Il primo ad ammettere la sconfitta è stato Gabriele Albertini, l’ex sindaco che aveva portato a Milano il romano Parisi come city manager, e che in questa avventura ha guidato la sua lista civica. Come aveva annunciato per radio la candidatura di Parisi, così ha ammesso per primo la sconfitta. Non senza lanciare bordate ai partiti della coalizione (in primis a Forza Italia) colpevoli di non aver appoggiato la lista di Parisi che avrebbe potuto avere quei 3 o 4 punti in più che servivano a vincere. Motivo: gli azzurri avevano paura del sorpasso della Lega. Ma se Albertini pensa che sia mancato un po’ di centro per riuscire a vincere, l’ex ministro Ignazio La Russa è dell’idea contraria, cioè che si sia puntato troppo al centro perdendo voti della destra e della Lega.

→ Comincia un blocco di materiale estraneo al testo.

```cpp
int gmg_launch_frame6_strided(const gmg_model *gene, const gmg_model *nul, const gmg_reads *reads, double *d_out,
                              uint64_t stride, hipStream_t s)
{
    Frame6Args a;
    a.gene = gene->dev;
    a.nul = nul->dev;
    a.packed = reads->d_packed;
    a.off = reads->d_off;
    a.tile_read = reads->d_tile_read;
    a.total = reads->total_bases;
    a.n_reads = reads->n_reads;
    a.first = 0;
    a.count = 0;
    a.out = d_out;
    a.stride = stride;
    a.out_gene = nullptr;
    a.gstride = 0;
    a.str_sums = nullptr;
    a.uniform_len = 0;
    a.str_sums = nullptr;
    a.uniform_len = 0;

    const bool fast = gene->dev.has_fast && gene->dev.D == 7 && nul->dev.has_dense && nul->dev.W == 3 &&
                      gene->dev.W >= 3 && gene->dev.W <= 15;
    if (!fast) return launch_generic(a, 0, a.total, s);

    constexpr int BLOCK = 1024, DT = 7;
    constexpr uint32_t SPAN = 2 * BLOCK;
    constexpr int KR = 16;
    const uint64_t n_chunks = a.total / SPAN;
    const int diag = (int)gmg_opt(GMG_OPT_DIAG);
    const bool pair = (a.stride & 1) == 0;
    if (n_chunks > 0) {
        int dev = 0, n_cu = 256;
        GMG_HIP(hipGetDevice(&dev));
        GMG_HIP(hipDeviceGetAttribute(&n_cu, hipDeviceAttributeMultiprocessorCount, dev));
        unsigned nworkers = (unsigned)(n_cu / 3);
        if (nworkers < 1) nworkers = 1;
        if (nworkers > n_chunks) nworkers = (unsigned)n_chunks;
        const unsigned grid = 3 * nworkers;
        const size_t lds = ((size_t)1 << (2 * DT)) * 8;
#define GMG_LAUNCH_F6T(DIAG_, P_)                                                                       \
    do {                                                                                                \
        GMG_HIP(hipFuncSetAttribute((const void *)k_frame6t<BLOCK, DT, KR, DIAG_, P_, false>,           \
                                    hipFuncAttributeMaxDynamicSharedMemorySize, (int)lds));             \
        hipLaunchKernelGGL((k_frame6t<BLOCK, DT, KR, DIAG_, P_, false>), dim3(grid), dim3(BLOCK), lds, s, a); \
    } while (0)
        if (diag == 0) { if (pair) GMG_LAUNCH_F6T(0, true); else GMG_LAUNCH_F6T(0, false); }
#ifdef GMG_ABLATIONS
        else if (diag == 1 && pair) GMG_LAUNCH_F6T(1, true);
        else if (diag == 2 && pair) GMG_LAUNCH_F6T(2, true);
        else if (diag == 3 && pair) GMG_LAUNCH_F6T(3, true);
#endif
        else return gmg_set_error(GMG_EINVAL, "the ablation kernel diag=%d is not in this build", diag);
#undef GMG_LAUNCH_F6T
        GMG_HIP(hipGetLastError());
    }
    if (a.n_reads > 0) {
        const uint64_t blocks = (a.n_reads + 7) / 8;
        const unsigned grid = (unsigned)(blocks < 256 * 8 ? blocks : 256 * 8);
        const size_t lds_p = (size_t)3 * a.gene.cstride;
        a.first = n_chunks * SPAN;
        a.count = a.total - n_chunks * SPAN;
        a.p_blocks = grid;
        const unsigned tail_blocks = (unsigned)((a.count + 255) / 256);
        hipLaunchKernelGGL((k_frame6p<7, 4>), dim3(grid + tail_blocks), dim3(256), lds_p, s, a);
        GMG_HIP(hipGetLastError());
    }
    return GMG_OK;
}

static int gene6_impl(const gmg_model *gene, const gmg_reads *reads, float *d_gene, uint64_t gstride, bool full, hipStream_t s)
{
    if (!(gene->dev.has_fast && gene->dev.D == 7 && gene->dev.W >= 3 && gene->dev.W <= 15 && gene->dev.P >= 3))
        return GMG_EBADMODEL;
    Frame6Args a;
    a.gene = gene->dev;
    a.nul = gene->dev;
    a.packed = reads->d_packed;
    a.off = reads->d_off;
    a.tile_read = reads->d_tile_read;
    a.total = reads->total_bases;
    a.n_reads = reads->n_reads;
    a.first = 0;
    a.count = 0;
    a.out = nullptr;
    a.stride = 0;
    a.out_gene = d_gene;
    a.gstride = gstride;
    a.str_sums = nullptr;
    a.uniform_len = 0;
    constexpr int BLOCK = 1024, DT = 7, KR = 16;
    constexpr uint32_t SPAN = 2 * BLOCK;
    const uint64_t n_chunks = a.total / SPAN;
    if (n_chunks > 0) {
        int dev = 0, n_cu = 256;
        GMG_HIP(hipGetDevice(&dev));
        GMG_HIP(hipDeviceGetAttribute(&n_cu, hipDeviceAttributeMultiprocessorCount, dev));
        unsigned nworkers = (unsigned)(n_cu / 3);
        if (nworkers < 1) nworkers = 1;
        if (nworkers > n_chunks) nworkers = (unsigned)n_chunks;
        const unsigned grid = 3 * nworkers;
        const size_t lds = ((size_t)1 << (2 * DT)) * 8;
        if ((gstride & 1) == 0) {
            GMG_HIP(hipFuncSetAttribute((const void *)k_frame6t<BLOCK, DT, KR, 0, true, true>,
                                        hipFuncAttributeMaxDynamicSharedMemorySize, (int)lds));
            hipLaunchKernelGGL((k_frame6t<BLOCK, DT, KR, 0, true, true>), dim3(grid), dim3(BLOCK), lds, s, a);
        } else {
            GMG_HIP(hipFuncSetAttribute((const void *)k_frame6t<BLOCK, DT, KR, 0, false, true>,
                                        hipFuncAttributeMaxDynamicSharedMemorySize, (int)lds));
            hipLaunchKernelGGL((k_frame6t<BLOCK, DT, KR, 0, false, true>), dim3(grid), dim3(BLOCK), lds, s, a);
        }
        GMG_HIP(hipGetLastError());
    }
    if (!full) return launch_generic(a, n_chunks * SPAN, a.total - n_chunks * SPAN, s);
    if (a.n_reads > 0) {
        const uint64_t blocks = (a.n_reads + 7) / 8;
        const unsigned grid = (unsigned)(blocks < 256 * 8 ? blocks : 256 * 8);
        const size_t lds_p = (size_t)3 * a.gene.cstride;
        a.first = n_chunks * SPAN;
        a.count = a.total - n_chunks * SPAN;
        a.p_blocks = grid;
        const unsigned tail_blocks = (unsigned)((a.count + 255) / 256);
        hipLaunchKernelGGL((k_frame6p<7, 4, true>), dim3(grid + tail_blocks), dim3(256), lds_p, s, a);
        GMG_HIP(hipGetLastError());
    }
    return GMG_OK;
}

int gmg_launch_gene6(const gmg_model *gene, const gmg_reads *reads, float *d_gene, hipStream_t s)
{
    return gene6_impl(gene, reads, d_gene, reads->total_bases, false, s);
}

int gmg_launch_gene6_full(const gmg_model *gene, const gmg_reads *reads, float *d_gene, uint64_t gstride, hipStream_t s)
{
    return gene6_impl(gene, reads, d_gene, gstride, true, s);
}

__global__ void k_f6_gather_u64(const uint64_t *src, const uint64_t *idx, uint32_t n, uint64_t *dst)
{
    const uint32_t i = blockIdx.x * blockDim.x + threadIdx.x;
    if (i < n) dst[i] = src[idx[i]];
}

int gmg_launch_gene6_groups(const gmg_model *const *models, const uint64_t *group_read, int n_groups, const gmg_reads *reads,
                            float *d_gene, uint64_t gstride, hipStream_t s)
{
    if (!models || !group_read || n_groups < 1 || n_groups > F6_MAX_GROUPS || group_read[0] != 0 || group_read[n_groups] != reads->n_reads)
        return gmg_set_error(GMG_EINVAL, "gmg_launch_gene6_groups: bad group list");
    for (int g = 0; g < n_groups; g++)
        if (!models[g] || group_read[g + 1] < group_read[g] || models[g]->dev.P < 3)
            return gmg_set_error(GMG_EINVAL, "gmg_launch_gene6_groups: group %d has no periodicity-3 model or an inverted read range", g);
    if (reads->total_bases == 0) return GMG_OK;
    constexpr int BLOCK = 1024, DT = 7, KR = 16;
    constexpr uint32_t SPAN = 2 * BLOCK;

    std::vector<uint64_t> base(n_groups + 1);
    {
        uint64_t *d_idx = nullptr, *d_val = nullptr;
        GMG_HIP(gmg_pool_alloc((void **)&d_idx, (size_t)(n_groups + 1) * 8));
        hipError_t e = gmg_pool_alloc((void **)&d_val, (size_t)(n_groups + 1) * 8);
        if (e != hipSuccess) {
            gmg_pool_release(d_idx);
            return gmg_set_error(e == hipErrorOutOfMemory ? GMG_ENOMEM : GMG_EHIP, "gmg_launch_gene6_groups: %s", hipGetErrorString(e));
        }
        e = hipMemcpyAsync(d_idx, group_read, (size_t)(n_groups + 1) * 8, hipMemcpyHostToDevice, s);
        if (e == hipSuccess) {
            hipLaunchKernelGGL(k_f6_gather_u64, dim3((n_groups + 256) / 256), dim3(256), 0, s, reads->d_off, d_idx, (uint32_t)(n_groups + 1), d_val);
            e = hipMemcpyAsync(base.data(), d_val, (size_t)(n_groups + 1) * 8, hipMemcpyDeviceToHost, s);
        }
        if (e == hipSuccess) e = hipStreamSynchronize(s);
        gmg_pool_release(d_idx);
        gmg_pool_release(d_val);
        if (e != hipSuccess) return gmg_set_error(GMG_EHIP, "gmg_launch_gene6_groups: %s", hipGetErrorString(e));
    }

    Frame6Args a;
    a.gene = models[0]->dev;
    a.nul = models[0]->dev;
    a.packed = reads->d_packed;
    a.off = reads->d_off;
    a.tile_read = reads->d_tile_read;
    a.total = reads->total_bases;
    a.n_reads = reads->n_reads;
    a.first = 0;
    a.count = 0;
    a.p_blocks = 0;
    a.out = nullptr;
    a.stride = 0;
    a.out_gene = d_gene;
    a.gstride = gstride;
    a.str_sums = nullptr;
    a.uniform_len = 0;

    bool fast = true;
    for (int g = 0; g < n_groups && fast; g++) {
        const GmgDevModel &m = models[g]->dev;
        fast = m.has_fast && m.D == 7 && m.W >= 3 && m.W <= 15 && m.W == models[0]->dev.W && m.cstride == models[0]->dev.cstride;
    }
    if (!fast) {
        for (int g = 0; g < n_groups; g++) {
            a.gene = models[g]->dev;
            const int rc = launch_generic(a, base[g], base[g + 1] - base[g], s);
            if (rc) return rc;
        }
// ... 168 lines not shown
```

glimmer-mg_amd/csrc/gmg_internal.h:

```cpp
#ifndef GMG_INTERNAL_H
#define GMG_INTERNAL_H

#include <hip/hip_runtime.h>
#include <stdint.h>
#include <vector>
#include "../../include/gmg.h"

#define GMG_MAX_MODEL_LEN 32
#define GMG_FAST_MAX_LEN 16
#define GMG_FAST_MAX_DEPTH 8
#define GMG_DENSE_MAX_LEN 6
#define GMG_TILE 1024
#define GMG_GUARD_WORDS 320

struct GmgDevModel {
    int W, D, P, N;
    const int8_t *mip;
    const float *prob;
    const uint8_t *cshift;
    const float *crow;
    const float *chalf;
    int cstride;
    int ctot;
    int has_fast;
    const float *dense;
    const float *dense_part;
    int n_dense_part;
    int has_dense;
};

struct gmg_model {
    int min_exp, max_exp, odd_values;
    GmgDevModel dev;
    void *d_blob;
    size_t blob_bytes;
};

struct gmg_reads {
    const uint32_t *d_packed;
    const uint64_t *d_off;
    uint32_t *d_tile_read;
    uint64_t n_reads;
    uint64_t total_bases;
    uint64_t n_tiles;
    uint64_t n_words;
    void *d_packed_alloc;
    int owns_off;
    int uniform_len;
    uint64_t max_len, min_len;
    uint64_t n_over_512;
};

struct gmg_null_set {
    float *d_tab;
    int n;
    int min_exp, max_exp, odd_values;
};

struct gmg_segments {
    gmg_segment *d_segs;
    uint64_t *d_out_off;
    uint64_t n;
    uint64_t total_len;
    uint64_t min_len;
};

int gmg_set_error(int code, const char *fmt, ...);
int gmg_enter(const char *who);
#define GMG_HIP(call)                                                                         \
    do {                                                                                      \
        hipError_t e_ = (call);                                                               \
        if (e_ != hipSuccess)                                                                 \
            return gmg_set_error(GMG_EHIP, "%s failed: %s (%s:%d)", #call, hipGetErrorString(e_), \
                                 __FILE__, __LINE__);                                         \
    } while (0)

enum GmgOpt {
    GMG_OPT_SEG_PLAIN,
    GMG_OPT_MG_TILE,
    GMG_OPT_MG_ONE_STREAM,
    GMG_OPT_MG_ERR_FLAT,
    GMG_OPT_MG_ERR_CALLS,
    GMG_OPT_MG_ERR_CALLS_GROW,
    GMG_OPT_ORFS_EXACT_PATH,
    GMG_OPT_TRAIN_SORT_MIN,
    GMG_OPT_MG_MAX_ENTRIES,
    GMG_OPT_MG_TIMING,
    GMG_OPT_INGEST_TIMING,
    GMG_OPT_TRAIN_TIMING,
    GMG_OPT_DIAG,
    GMG_OPT_STRINGS_FUSED,
    GMG_OPT_MG_GENE32,
    GMG_OPT_MG_FUSED,
    GMG_OPT_MG_ERR_SKIP,
    GMG_OPT_MG_ORFS_EVENTS,
    GMG_OPT_MG_ERR_TILE,
    GMG_OPT_MG_ERR_TILE_Q,
    GMG_OPT_MG_ERR_QONLY,
    GMG_OPT_MG_ERR_WAVE,
    GMG_OPT_MG_ERR_WAVE_Q,
    GMG_OPT_ORFS_WALK8,
    GMG_OPT_INGEST_SCANS,
    GMG_OPT_INGEST_PIECE_MIN,
    GMG_OPT_MG_ORFS_BITS,
    GMG_OPT_ORFS_Q_POISON,
    GMG_OPT_COUNT
};
extern long long g_gmg_opt[GMG_OPT_COUNT];
static inline long long gmg_opt(int k) { return g_gmg_opt[k]; }

void gmg_ingest_trim(void);
hipError_t gmg_pool_alloc(void **out, size_t bytes);
void gmg_pool_release(void *p);
void gmg_pool_release_after(void *p, hipStream_t s);

struct __attribute__((visibility("hidden"))) GmgScratch {
    enum Wait { NONE, STREAM, DEVICE };
    Wait wait = NONE;
    hipStream_t st = nullptr;
    std::vector<void *> v;
    GmgScratch() {}
    GmgScratch(const GmgScratch &) = delete;
    GmgScratch &operator=(const GmgScratch &) = delete;
    ~GmgScratch()
    {
        if (wait == STREAM) (void)hipStreamSynchronize(st);
        else if (wait == DEVICE) (void)hipDeviceSynchronize();
        for (void *p : v) gmg_pool_release(p);
    }
    template <class T> hipError_t alloc(T **p, size_t bytes)
    {
        const hipError_t e = gmg_pool_alloc((void **)p, bytes);
        if (e == hipSuccess) v.push_back(*p);
        return e;
    }
    template <class T> void detach(T *p)
    {
        for (size_t k = 0; k < v.size(); k++)
            if (v[k] == (void *)p) { v[k] = v.back(); v.pop_back(); return; }
    }
    template <class T> void release(T *&p)
    {
        if (!p) return;
        detach(p);
        gmg_pool_release(p);
        p = nullptr;
    }
};

int gmg_launch_tile_read(const uint64_t *d_off, uint64_t n_reads, uint64_t n_tiles, uint32_t *d_tile_read,
                         hipStream_t s);
int gmg_launch_frame6(const gmg_model *gene, const gmg_model *nul, const gmg_reads *reads, double *d_out,
                      hipStream_t s);
int gmg_launch_frame6_strided(const gmg_model *gene, const gmg_model *nul, const gmg_reads *reads, double *d_out,
                              uint64_t stride, hipStream_t s);
int gmg_launch_gene6(const gmg_model *gene, const gmg_reads *reads, float *d_gene, hipStream_t s);
int gmg_launch_gene6_full(const gmg_model *gene, const gmg_reads *reads, float *d_gene, uint64_t gstride, hipStream_t s);
int gmg_launch_gene6_groups(const gmg_model *const *models, const uint64_t *group_read, int n_groups, const gmg_reads *reads,
                            float *d_gene, uint64_t gstride, hipStream_t s);
int gmg_launch_strings(const gmg_model *m, const gmg_reads *reads, float *d_vals, uint64_t *tail_start, hipStream_t s);
int gmg_launch_strings_sum(const gmg_model *m, const gmg_reads *reads, double *d_sums, uint64_t *tail_start, hipStream_t s);
int gmg_launch_seg_frame(const gmg_model *m, const gmg_reads *r, const gmg_segments *sg, int frame,
                         double *d_out, hipStream_t s);
int gmg_launch_seg_cum(const gmg_model *m, const gmg_reads *r, const gmg_segments *sg, int frame0,
                       double *d_out, double *d_sums, hipStream_t s);
int gmg_launch_seg_partial(const gmg_model *m, const gmg_reads *r, const gmg_segments *sg, int frame,
                           double *d_out, hipStream_t s);
int gmg_launch_all_frame(const gmg_model *m, const gmg_reads *r, const gmg_segments *sg,
                         const uint32_t *d_prefix, const int32_t *d_frame, double *d_af, hipStream_t s);
int gmg_launch_fixed(const gmg_fixed_model *m, const gmg_reads *r, const gmg_segments *sg, int lo, int hi,
                     double *d_out, hipStream_t s);
int gmg_launch_windows(const gmg_model *m, const uint8_t *d_windows, const int32_t *d_frames, uint64_t n,
                       float *d_dist4, double *d_prob, hipStream_t s);

#endif
```

Measured before the change: 100,700.

## Add per-read heads kernel for frame6 scoring of read-edge positions

Adds a new kernel, k_frame6h, which gives the first and last W-1 positions of each read (the heads) to one lane per read. Each lane walks the context tree for these positions and stages the resulting crow offsets and null slots in LDS. The wave then redistributes the work so that loads and stores are coalesced. A host-side check verifies that the tree's stop levels allow this per-level walk, and the path is enabled by default through a new f6_heads option. It also adds diagnostic ablation variants. The cost it targets is divergent per-position work on read edges in the old path, and in exchange it uses more LDS, adds code complexity and relies on new correctness assumptions.

```diff
diff --git a/glimmer-mg_amd/csrc/gmg_api.hip b/glimmer-mg_amd/csrc/gmg_api.hip
--- a/glimmer-mg_amd/csrc/gmg_api.hip
+++ b/glimmer-mg_amd/csrc/gmg_api.hip
@@ -29,11 +29,12 @@
      0,  0,  0,  0,  0,  0,
      0,  -1,  0x7ffffffell,  0,  0,
      0,  0,  1,  1,  1,  1,  2,
-     -1,  0,  1,  1,  0,  4,  0,  64ll << 20,  0,  0};
+     -1,  0,  1,  1,  0,  4,  0,  64ll << 20,  0,  0,
+     1};
 static const char *const g_opt_name[GMG_OPT_COUNT] = {
     "seg_plain", "mg_tile", "mg_one_stream", "mg_err_flat", "mg_err_calls", "mg_err_calls_grow", "orfs_exact_path",
     "train_sort_min", "mg_max_entries", "mg_timing", "ingest_timing", "train_timing", "diag", "strings_fused",
-    "mg_gene32", "mg_fused", "mg_err_skip", "mg_orfs_events", "mg_err_tile", "mg_err_tile_q", "mg_err_qonly", "mg_err_wave", "mg_err_wave_q", "orfs_walk8", "ingest_scans", "ingest_piece_min", "mg_orfs_bits", "orfs_q_poison"};
+    "mg_gene32", "mg_fused", "mg_err_skip", "mg_orfs_events", "mg_err_tile", "mg_err_tile_q", "mg_err_qonly", "mg_err_wave", "mg_err_wave_q", "orfs_walk8", "ingest_scans", "ingest_piece_min", "mg_orfs_bits", "orfs_q_poison", "f6_heads"};
 
 static int opt_index(const char *key)
 {
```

Il dato su cui pone l’attenzione Parisi è però quello dell’astensione: metà dei milanesi che non hanno votato un po’ per la data, troppo estiva, un po’ però perché hanno perso fiducia nella politica. Ed è questa fiducia che vuole conquistare con il lavoro di opposizione in consiglio comunale. Per ora non parla di fare il leader, dunque ma solo il consigliere, pronto a una opposizione “costruttiva” e con la speranza che il nuovo sindaco e la sua coalizione tenga conto che “la metà dei milanesi non ha votato e l’altra metà vuole cambiare”. Ultimo messaggio ai suoi: “buona notte, andate a dormire tranquilli”. Per lui domani sarà una giornata di riposo, poi “cambiamo profondamente la politica in Italia”.